Она ведь сама не понимает, что случилось с ней, гуляла с мужчинами, гуляла и забывала... Приворожил он её, что ли, — руки и ноги стынут, дышать трудно, никогда она не думала, что такое может быть.
Ее тёплое дыхание шло прямо в его сердце, и он сказал ей:
— Я солдат. Не надо мне сегодня счастья. Крымов вышел в сад. Нагибая голову, прошёл под низкими ветвями яблонь.
Со двора раздался голос Семёнова:
— Товарищ комиссар, наши машины едут, дивизион! И в той радости, какой был полон его голос, он высказал, как тревожна была для него эта ночь, когда он всматривался, прислушивался к ноющему гудению «хейнкелей» и к гулу советских ночных бомбардировщиков, глядел на немое зарево пожара...

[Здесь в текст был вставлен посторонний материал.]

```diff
@@ -794,12 +793,8 @@
         const bool with_aug = (d >> 30) == 2;
         unsigned long long st0 = 0, st1 = 0;
         if (GP_DBG_ON(a)) st0 = __builtin_amdgcn_s_memtime();
-        int tnext = 0, qn = 0, lenn = 0;
-        if (tid == 0) {
-            qn = s_q;
-            lenn = s_visited < 8 ? (int)a.list[8 + qn] : 0;
-            tnext = lenn > 0 ? atomicAdd(&a.sync[qn], 1) : 0;
-        }
+        int tnext = 0;
+        if (tid == 0) tnext = atomicAdd(&a.sync[s_qv & 7], 1);
         const int lane = tid & 63;
         const int wave = __builtin_amdgcn_readfirstlane(tid >> 6);
         if (is_back) {
@@ -842,13 +837,13 @@
                     strip_item<FUSE_WD, (MT > 0), WT>(gl, b, i + r, k, MT > 0 && i >= a.nt, 8 * k, smem, tid, lane, wave, li, lg,
                                                   lg * LROW + li, loff, 0, with_aug && r == 0);
         }
+        unsigned dn = TASK_NONE;
+        if (tid == 0 && tnext < s_qlen) dn = a.list[TASK_LIST_HDR + s_qoff + tnext];
         asm volatile("s_waitcnt vmcnt(0)" ::: "memory");
         __syncthreads();
         if (GP_DBG_ON(a)) st1 = __builtin_amdgcn_s_memtime();
         if (tid == 0) {
-            unsigned dn = TASK_NONE;
-            const bool hit = tnext < lenn;
-            if (hit) dn = a.list[TASK_LIST_HDR + a.list[qn] + tnext];
+            const bool hit = dn != TASK_NONE;
             int* prog = a.sync + TASK_SYNC_HDR + (long long)b * TASK_SYNC_STRIDE;
             if (!is_back && !GP_TASK_WITHHOLD(a, b, is_diag, k)) {
                 if (GP_FENCE_MODE(a) == 0 && !WT) __builtin_amdgcn_fence(__ATOMIC_RELEASE, "agent");
@@ -865,12 +860,12 @@
                 if (with_aug) __hip_atomic_store(prog + 1 + a.nt, k + 1, __ATOMIC_RELAXED, __HIP_MEMORY_SCOPE_AGENT);
             }
             if (!hit) {
-                int q = qn, visited = s_visited;
+                int q = s_qv & 7, visited = s_qv >> 3, off = 0, len = 0;
                 if (visited < 8) { q = (q + 1) & 7; ++visited; }
-                dn = task_fetch(a, q, visited);
-                s_q = q; s_visited = visited;
-            }
-            s_next = dn;
+                dn = task_fetch(a, q, visited, off, len);
+                s_qv = q | (visited << 3); s_qoff = off; s_qlen = len;
+            }
+            s_desc = dn;
             if (GP_DBG_ON(a)) {
                 unsigned long long* dd = a.dbg + 8 * (size_t)atomicAdd(a.sync + 9, 1);
                 dd[0] = stf; dd[1] = st0; dd[2] = st1; dd[3] = __builtin_amdgcn_s_memtime(); dd[4] = d; dd[5] = blockIdx.x;
```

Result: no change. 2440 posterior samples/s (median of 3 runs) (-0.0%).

К вечеру они проезжали через переправу Крымов оказал, облизывая губы, пересохшие от жары и пыли.
— В понтонах новые бойцы стоят, те два сапёра, может, убиты уже...
Семёнов не ответил, вертел баранку, а когда благополучно проскочили по мосту и отъехали от переправы, усмехнувшись, сказал:
— Ох, и казачка эта видная была, товарищ комиссар, я думал, вы на день останетесь...
Ночью, приведя дивизион в Сталинград, Крымов пошёл на квартиру к командиру бригады...
— Ну как, ждали меня, наловили волжских стерлядей, ухой угостите? спросил: Крымов.
Но командир бригады, любивший шутки и поддерживавший в разговорах с комиссаром насмешливый тон, на этот раз даже не улыбнулся.
— Читайте, товарищ комиссар, — сказал: он и вынул из планшета вдвое сложенный лист папиросной бумаги. То был приказ Сталина.
Крымов читал слова, обращённые к отступающей армии. Они звали к суровой борьбе, они говорили о смертельной опасности, они гласили, что дальнейшее отступление — это гибель и, значит, нет высшего преступления в мире, чем отступление: судьба страны и народа, судьба мира решаются в эти дни.